Richard Coots, Kentucky Miner, Killed Due To Company Failures: Feds

Lone Miner's Death Tells 'Story Of The Appalachian Coal Miner'

Richard Coots, Jr. wasn’t killed in a massive explosion, and the accident that claimed him barely made a ripple of news beyond Eastern Kentucky. He died the way coal miners typically die on the job, in one- or two-man tragedies. His death was not followed by a candlelight vigil.

On Oct. 7, 2011, Coots was killed in Owlco Energy Mine No. 1, in Letcher County, Ky. He was trying to fix a busted conveyor belt when he was crushed by a large piece of mining machinery. His body was carried out of the mine with the help of his younger brother, Jeremy Coots, who was working nearby. The elder Coots, who was known simply as "Junior," was only 23 years old.

On Thursday the Mine Safety and Health Administration (MSHA) released its investigation into Coots' death. Federal officials determined that Coots was killed because the management at Owlco had failed to take the necessary precautions for the repair and hadn't trained its miners properly. The accident was deemed "correctable through reasonable management controls." Owlco has not yet been fined for any failings.

"Richard Coots is the story of the Appalachian coal miner," says Tony Oppegard, the lawyer and mine-safety expert representing Coots' widow, Kayla. "He's a young guy, he's only been at the mine for six weeks, he's working at a little doghole operation trying to support his family, and this accident never should have happened. Now you have a young widow with two children to support, all because you have an operator who doesn't care to do things the right way."

According to the accident investigation, a piece of mining machinery known as the bridge conveyor had broken down during the shift before Coots'. The bridge conveyor acts as a conveyor belt running coal out of the mine, and so long as it was down the mine couldn't produce coal. In order to fix what was broken, the miners needed to prop the bridge up. But rather than use blocks that are designated for such tasks, the foreman and another miner slipped a large rock beneath the suspended conveyer bridge, according to the report.

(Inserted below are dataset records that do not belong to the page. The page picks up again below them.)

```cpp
template <int NY>
__device__ __attribute__((noinline)) void rsos_wproj_chain(RsosShared* sh_, double* dyn, int64_t G_) {
    constexpr int NX = 2 * NY + 1;
    const int lane = threadIdx.x & 63;
    SO_LDS RsosShared* const sh = (SO_LDS RsosShared*)rsos_lds_ptr(sh_);
    const int64_t G = rfl64(G_);
    const SO_LDS RsSos& g = sh->g;
    const RsosLds l = rsos_carve(dyn, uni(g.cyc) > 0 ? 0 : uni(g.ngroups) * uni(g.ks) * 64, uni(g.rpitch), NX, rsos_nss(NY));
    const uint32_t fl_base = (uint32_t)(uintptr_t)sh->flags;
    const int ct = uni(g.ct), fuse = uni(g.fuse);
    const int gq = lane >> 4, n16 = lane & 15;
    double s[3] = {0.0, 0.0, 0.0};
    if (fuse >= 0) {
        const SO_LDS DCarrier& C0 = sh->ctl.car[0];
        const DLeaf leaf0 = leaf_uniform(sh_->ctl.leaves[min(kCtlLeaves - 1, max(0, uni(C0.slot_leaf[0])))]);
        const int64_t ncg = uni(g.nch) / ct;
        const int64_t r = (G / ncg) * uni(g.rgs) + n16 / ct;
        const int64_t f0 = (r * rfl64(g.pr) - uni(g.wp)) * rfl64(g.M) + uni(g.wj0);
        const double2 sc = rsos_sine_at(f0 + leaf0.df + 1, leaf0.v0, leaf0.v1, leaf0.v2, leaf0.flag);
        const double SO_GLB* const W = (const double SO_GLB*)rfl64((int64_t)(uintptr_t)g.mats) + 14 * 64 + (size_t)((uni(g.wk) + 7) >> 3) * 128;
#pragma unroll
        for (int v = 0; v < 3; ++v) {
            const double t = fma(sc.y, W[gq + 4 * v], sc.x * W[16 + gq + 4 * v]);
            s[v] = fuse == 2 ? -t : t;
        }
    }
    int spins = 0;
    for (;;) {
        const int f = lane < NY ? flag_ld(fl_base + 4 * (kRsosFlagWp + lane)) : 1;
        if (wave_min(f, NY) >= 1) break;
        SO_SPIN_PAUSE(spins, 1, 1 << 22);
    }
#pragma unroll
    for (int yi = 0; yi < NY; ++yi)
#pragma unroll
        for (int v = 0; v < 3; ++v) s[v] += l.ss[(1 + yi) * 192 + v * 64 + lane];
#pragma unroll
    for (int v = 0; v < 3; ++v) l.ss[v * 64 + lane] = s[v];
}
// ... 477 lines not shown
    const int ru = g.ct < 8 ? g.ct : 8;
    for (int64_t G = G0; G < ngrp; G += Gstep) {
        __syncthreads();
        if (threadIdx.x < kRsosFlags) sh.flags[threadIdx.x] = 0;
        if (threadIdx.x < 192) ss[threadIdx.x] = 0.0;
        if (threadIdx.x == 0) {
            const bool pj = NW != 16 && NW != 17 && rsos_wproj_group(sh, G);
            sh.proj = pj ? 1 : 0;
            sh.wpe = pj ? 0 : g.wp;
            if (pj) sh.flags[kRsosFlagSseq] = -1;
        }
        __syncthreads();
        const bool proj = sh.proj != 0;
        if (wave == 0) {
            if (!(g.debug & 64)) {
                if (proj) rsos_wproj_chain<NY>(&sh, lds_raw, G);
                const int nk = (g.debug & 131072) ? 3 : (2 * g.nsec + 3) / 4;
                if (nk <= 1) rsos_chain<NY, 1>(&sh, lds_raw, G);
                else if (nk == 2) rsos_chain<NY, 2>(&sh, lds_raw, G);
                else rsos_chain<NY, 3>(&sh, lds_raw, G);
            }
        } else if (NW == 16 && (wave == 13 || wave == 14)) {
            if (!g.gsplit || (g.debug & 256) || g.src32) continue;
            const int q = wave - 13;
            if (g.arr2) {
                if constexpr (NL == 2) {
                    if (ru == 8) rsos_loader<NY, NL, 8, false, 0, 2, true>(&sh, lds_raw, G, q);
                    else if (ru == 4) rsos_loader<NY, NL, 4, false, 0, 2, true>(&sh, lds_raw, G, q);
                    else if (ru == 2) rsos_loader<NY, NL, 2, false, 0, 2, true>(&sh, lds_raw, G, q);
                }
            } else if (ru == 2) {
                if (g.rpitch == 770) rsos_loader<NY, NL, 2, false, 770 * 8, 2>(&sh, lds_raw, G, q);
                else if (g.rpitch == 642) rsos_loader<NY, NL, 2, false, 642 * 8, 2>(&sh, lds_raw, G, q);
                else rsos_loader<NY, NL, 2, false, 0, 2>(&sh, lds_raw, G, q);
            } else if (ru == 4) {
// ... 40 lines not shown
                else if (g.rpitch == 770) rsos_loader<NY, NL, 2, false, 770 * 8>(&sh, lds_raw, G, q);
                else if (g.rpitch == 642) rsos_loader<NY, NL, 2, false, 642 * 8>(&sh, lds_raw, G, q);
                else rsos_loader<NY, NL, 2, false>(&sh, lds_raw, G, q);
                break;
            default:
                if (g.src32) rsos_loader<NY, NL, 1, true>(&sh, lds_raw, G, q);
                else rsos_loader<NY, NL, 1, false>(&sh, lds_raw, G, q);
                break;
            }
        } else if (HW && wave == 12) {
            if (g.help && !(g.debug & 128)) rsos_helper<NY>(&sh, lds_raw);
        } else if (!(g.debug & 128))
            {
            if (NW >= 16 && wave > 12) continue;
            const int yi = NW == 16 ? (wave < 4 ? wave - 1 : wave < 8 ? wave - 2 : wave < 12 ? wave - 3 : 9) : wave - (wave > 4 ? 2 : 1);
            if (proj) rsos_wproj_y<NY>(&sh, lds_raw, G, yi);
            if constexpr (sizeof(TO) == 4 && CYC > 0) {
                if (g.f32m) {
                    rsos_ywave<KS, NY, NL, TO, CYC, true, HW>(&sh, lds_raw, G, yi);
                    continue;
                }
            }
            rsos_ywave<KS, NY, NL, TO, CYC, false, HW>(&sh, lds_raw, G, yi);
        }
    }
}

template <int KS, int NW, typename TO, int CYC>
__global__ __launch_bounds__(rsos_nthreads(NW)) void k_rsos(const double* __restrict__ tab, const int* __restrict__ jend_g, RsSos g,
                                                  TO* __restrict__ y, RsGlobalTables gsrc) {
    rsos_body<KS, NW, TO, CYC>(tab, jend_g, g, y, gsrc, (int64_t)blockIdx.x, (int64_t)gridDim.x);
// ... 163 lines not shown
```

signaloperators.jl_amd/csrc/plan_impl.h:

```cpp
#pragma once
#include <hip/hip_runtime.h>

#include <algorithm>
#include <chrono>
#include <cmath>
#include <cstdio>
#include <cstdlib>
#include <cstring>
#include <map>
#include <memory>
#include <mutex>
#include <set>
#include <string>
#include <vector>

#include "kernels.h"
#include "plan.h"
#include "sigops_internal.h"

namespace so {


struct PlanError {
    int status;
// ... 95 lines not shown
    int pos_buf = -1, pos_array_node = -1, pos_pw_step = -1;
    int64_t pos_offset = 0, pos_pitch = 0;
    int64_t x_fstride = 1;
    std::vector<DCarrier> carriers;
    int car_buf = -1;
    int ctl_buf = -1;
    std::vector<SosCoefs> groups;
    SosGeom sg{};
    int mpow_buf = -1, v_buf = -1, s0_buf = -1;
    int src_op = 0;
    DLeaf src_fn{};
    bool xscan = false;
    int batch = -1;
    int xs_mats_buf = -1, sblk_buf = -1;
    int bad_buf = -1;
    std::vector<std::vector<double>> xs_mats_host;
    std::vector<std::vector<double>> mpow_host;
    size_t mpow_stride() const {
        size_t n = 0;
        for (auto& v : mpow_host) n = std::max(n, v.size());
        return n;
    }
    bool onepass = false;
    SosOne so1{};
    int one_tabs_buf = -1, one_sync_buf = -1, one_vpub_buf = -1;
    std::vector<double> one_tabs_host;
    std::vector<size_t> one_tabs_off;
    RsGeom rg{};
    int pfb_buf = -1, dpfb_buf = -1;
    std::vector<double> pfb_host, dpfb_host;
// ... 71 lines not shown
struct SosBatch {
    std::vector<int> members;
    int nsec = 0, dtype = 0;
    int desc_buf = -1;
    int bad_buf = -1;
    std::vector<int> bad_off;
    std::vector<SosDesc> host;
    int64_t total[3] = {0, 0, 0};
};

struct RsBatch {
    std::vector<int> members;
    int gpm = 1;
    int items_buf = -1, fix_buf = -1, bad_buf = -1;
    std::vector<int> bad_off;
    std::vector<RsosItem> host;
    std::vector<RsFixup> fhost;
};

constexpr int kProfExecs = 256;

struct InterpTable {
    const double* src;
    size_t ndoubles;
    int buf;
};

struct HostLeaf {
    int node;
    const void* src;
// ... 253 lines not shown
```

signaloperators.jl_amd/csrc/sigops_internal.h:

```cpp
#pragma once
#include <cstdint>

namespace so {

enum OpCode : int32_t {
    OP_CONST = 0,
    OP_LOAD = 1,
    OP_SCALAR = 2,
    OP_FUNC = 3,
    OP_RAMP = 4,
    OP_ADD = 5,
    OP_SUB = 6,
    OP_MUL = 7,
    OP_DIV = 8,
    OP_NEG = 9,
    OP_ROUND32 = 10,
    OP_STOREF = 11,
    OP_LOADF = 12
};

enum LeafMode : int32_t { LM_PLAIN = 0, LM_CYCLE = 1, LM_MIRROR = 2 };

struct DOp {
    int32_t code;
// ... 281 lines not shown
    int32_t help;
    int32_t debug;
    int32_t cyc;
    int32_t arr2;
    int32_t wproj;
    int32_t wk;
    int32_t wj0;
    int64_t out_pitch;
    int64_t store_lo;
    const double* mats;
    int32_t* bad;
    long long* trace;
    uint32_t* err;
};
constexpr int kRsosTraceIters = 96;

struct RsosItem {
    RsSos g;
    const double* tab;
    const int* jend;
    void* y;
    RsGlobalTables gsrc;
};

struct RsFixup {
    RsSos g;
    const double* tab;
    const int* jend;
    const int* jrel;
    int32_t taps;
    int32_t pad;
    SosCoefs cf;
    RsGlobalTables gsrc;
    void* y;
};

struct RsRows {
    int64_t n_in, n_out;
    int64_t L, M;
    int64_t nperiods;
    int32_t taps;
    int32_t ct, pb;
    int32_t jlo;
    int32_t tile_len;
    int32_t pitch;
    int32_t nch;
    int32_t debug;
    int32_t kw, ngroups, pbshift;
    int32_t threads;
// ... 5 lines not shown
```

signaloperators.jl_amd/csrc/stages.cpp:

```cpp
#include "plan_impl.h"

namespace so {

static int env_int(const char* name, int dflt) {
    const char* ev = std::getenv(name);
    return ev ? std::atoi(ev) : dflt;
}

using LMat = std::vector<long double>;
static LMat lmatmul(const LMat& a, const LMat& b, int D) {
    LMat c((size_t)D * D, 0.0L);
    for (int i = 0; i < D; ++i)
        for (int k = 0; k < D; ++k) {
            long double v = a[(size_t)i * D + k];
            if (v == 0.0L) continue;
            for (int j = 0; j < D; ++j) c[(size_t)i * D + j] += v * b[(size_t)k * D + j];
        }
    return c;
}
static Mat rounded(const LMat& a) {
    Mat r(a.size());
    for (size_t i = 0; i < a.size(); ++i) r[i] = (double)a[i];
    return r;
}
// ... 1939 lines not shown
                    }
                    for (int i = 0; i < 12; ++i) {
                        mt[(size_t)14 * 64 + (size_t)K8 / 4 * 64 + i] = (double)vs[i];
                        mt[(size_t)14 * 64 + (size_t)K8 / 4 * 64 + 16 + i] = (double)vc[i];
                    }
                }
                S2.rs.wproj = 1;
                S2.rs.wk = K;
                S2.rs.wj0 = j0;
                if (std::getenv("SIGOPS_DEBUG_PLAN"))
                    std::fprintf(stderr, "[sigops] k_rsos: warm-up as one product: %d frames from %d (%d k-steps instead of %lld blocks)\n", K, j0, K8 / 4,
                                 (long long)(wp * ngp));
            }
        }
        S2.rsos_mats_buf = raw_buf(S2.rsos_mats_host.size() * 8);
        if (S2.bad_buf < 0) S2.bad_buf = raw_buf((size_t)nch * 4);
        S3.fused_away = true;
        if (alt.armed) {
            alt.armed = false;
            bufs[S3.in_buf].bytes = 0;
        }
        if (std::getenv("SIGOPS_DEBUG_PLAN"))
            std::fprintf(stderr,
                         "[sigops] resampler + IIR fused (k_rsos): %lld ranges of %lld periods (+%lld warm-up), %lld groups of %d ch x %d ranges, "
                         "ks=%d ring=%d chunk=%d waves=%d cyc=%d fuse=%d/%d\n",
                         (long long)nranges, (long long)pr, (long long)wp, (long long)ngrp, ct, rgs, ks, g.ring, g.chunk, g.nwaves, g.cyc,
                         g.fuse, g.fuse_sine);
    }
}

void Plan::fuse_plain_sos() {
// ... 145 lines not shown
        if (S.kind == ST_SOS && S.rsos_src < 0 && S.carriers.size() == 1 && S.need > 0) ++candidates;
    std::vector<size_t> small;
    for (size_t i2 = 0; i2 < stages.size(); ++i2) {
        Stage& S2 = stages[i2];
        if (S2.kind != ST_SOS || S2.rsos_src >= 0 || S2.carriers.size() != 1 || S2.need <= 0 || S2.onepass || S2.sg.exact || (S2.xscan && !S2.under_norm) ||
            (S2.under_norm && S2.norm_df != 0) || S2.batch >= 0 || S2.pre_stage >= 0 || S2.base != 0 || S2.groups.size() != 1 || S2.groups[0].nsec > 6 || S2.pw_step >= 0)
            continue;
        if (candidates > 1 && (int64_t)S2.need * nodes[S2.node].nch < ((int64_t)1 << 26) && !std::getenv("SIGOPS_RSOS_MINGROUPS")) {
            small.push_back(i2);
            continue;
        }
        RsSos g{};
        double cost = 0.0;
        if (!fit(i2, 0, g, cost)) continue;
        commit(i2, g);
        if (S2.bad_buf < 0) S2.bad_buf = raw_buf((size_t)g.nch * 4);
    }
    const char* const want_s = std::getenv("SIGOPS_RSOS_BATCH");
    const int want = want_s && *want_s ? std::atoi(want_s) : -1;
    if (small.size() < 2 || want == 0) return;
    std::map<std::pair<int, int>, std::vector<size_t>> kinds;
    for (size_t i2 : small) {
        if ((int)i2 == alias_stage) continue;
        {
            const DCarrier& c0 = stages[i2].carriers[0];
            bool plain = c0.array_node >= 0 && c0.buf < 0;
            for (int k = 0; k < c0.nslots && plain; ++k)
                if (leaves[c0.slot_leaf[k]].buf >= 0) plain = false;
            if (!plain) continue;
        }
        RsSos g{};
// ... 24 lines not shown
        if (B.members.size() < 2) continue;
        const double t_batch = (double)(((int64_t)B.members.size() * gpm + cus - 1) / cus) * worst + 15.0;
        const double t_three = (nsamp < 1e8 ? 4.4e-6 * nsamp + 25.0 : 3.4e-6 * nsamp + 110.0) * (kv.first.first ? 0.9 : 1.0) * (stepped ? 1.2 : 1.0);
        if (std::getenv("SIGOPS_DEBUG_PLAN"))
            std::fprintf(stderr, "[sigops] batched single-pass IIR estimate: %zu members x %d groups, %.0f us; three passes %.0f us\n", B.members.size(), gpm,
                         t_batch, t_three);
        if (want != 1 && t_batch > t_three) continue;
        const int bi = (int)rsbatches.size();
        int off = 0;
        for (size_t m = 0; m < B.members.size(); ++m) {
            stages[B.members[m]].rsb = bi;
            commit((size_t)B.members[m], gs[m]);
            B.bad_off.push_back(off);
            off += gs[m].nch;
        }
        B.bad_buf = raw_buf((size_t)std::max(off, 1) * 4);
        B.items_buf = raw_buf(B.members.size() * sizeof(RsosItem));
        B.fix_buf = raw_buf(B.members.size() * sizeof(RsFixup));
        rsbatches.push_back(std::move(B));
    }
}
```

The repairs weren't finished by the time Coots' night shift started. Working with other miners, Coots crawled under the conveyor bridge to remove the damaged chains. At some point, the bridge slipped off the rock, pinning Coots to the floor of the mine. "Get it off me!" he shouted to his brother and another co-worker. By the time the miners managed to lift the bridge, Coots was unresponsive. He was taken to the hospital in an ambulance and pronounced dead at 4:10 a.m., an hour and a half after he was pulled from the mine.

Coots had been mining since he'd gotten out of high school five years earlier, though he'd been at Owlco for only a month and a half. The report cites "deficiencies with the training" that Coots received at Owlco, and notes that managers at the mine hadn’t made sure the bridge conveyor was held in place while Coots and others worked on it. After Coots died, Owlco was forced to develop a written procedure for such repairs and employees had to be trained on how to perform them. "The training records for the other miners were examined and deficiencies were found for other company employees," the investigation reads.

Early Friday, Oppegard asked MSHA to amend its report, arguing that the mine foreman knew the repairs were being done improperly but allowed them to proceed anyway. According to the Coots family, the appropriate blocks to prop up the bridge were located nearby in the mine and could have been picked up in minutes. Oppegard also argued that mine management hadn’t performed and recorded the necessary shift examinations so that miners would know of any dangers in the mine.

The phone at Owlco was not answered Friday when a reporter called seeking comment.

When he died, Coots left behind two daughters, a 4-year-old and a 2-month-old. Coots' other younger brother, Justin, 20, died in a 2010 car crash in Kentucky. He, too, was a miner, and he was driving home from work when the accident occurred, according to NBC Lexington.

Coots' widow, Kayla, has not filed a lawsuit against Owlco. The only payments she's received due to the accident are from her husband's worker compensation benefits, according to Oppegard.

At some companies, the pressure to keep coal moving can be tremendous, and miners are often discouraged from complaining about work conditions. According to federal officials who investigated the Upper Big Branch disaster, which claimed 29 lives in West Virginia in 2010, miners who spoke out about safety in the mine were threatened with dismissal, and mine officials maintained two sets of books in order to cover up safety problems from investigators.

Kentucky led the nation in mining deaths last year with eight. All told, 21 American coal miners were killed on the job in 2011, down from 48 in the year of Upper Big Branch, according to data from MSHA. Unlike with massive tragedies like Upper Big Branch, most miners are killed in isolated and little-noticed incidents, like Coots was. Many die in smaller mines that have little or no union presence and relatively light oversight from federal or state agencies.

"This is exactly the kind of fatality that you usually never hear about," says Oppegard. "One guy is killed in a little non-union mine and no one hears a thing."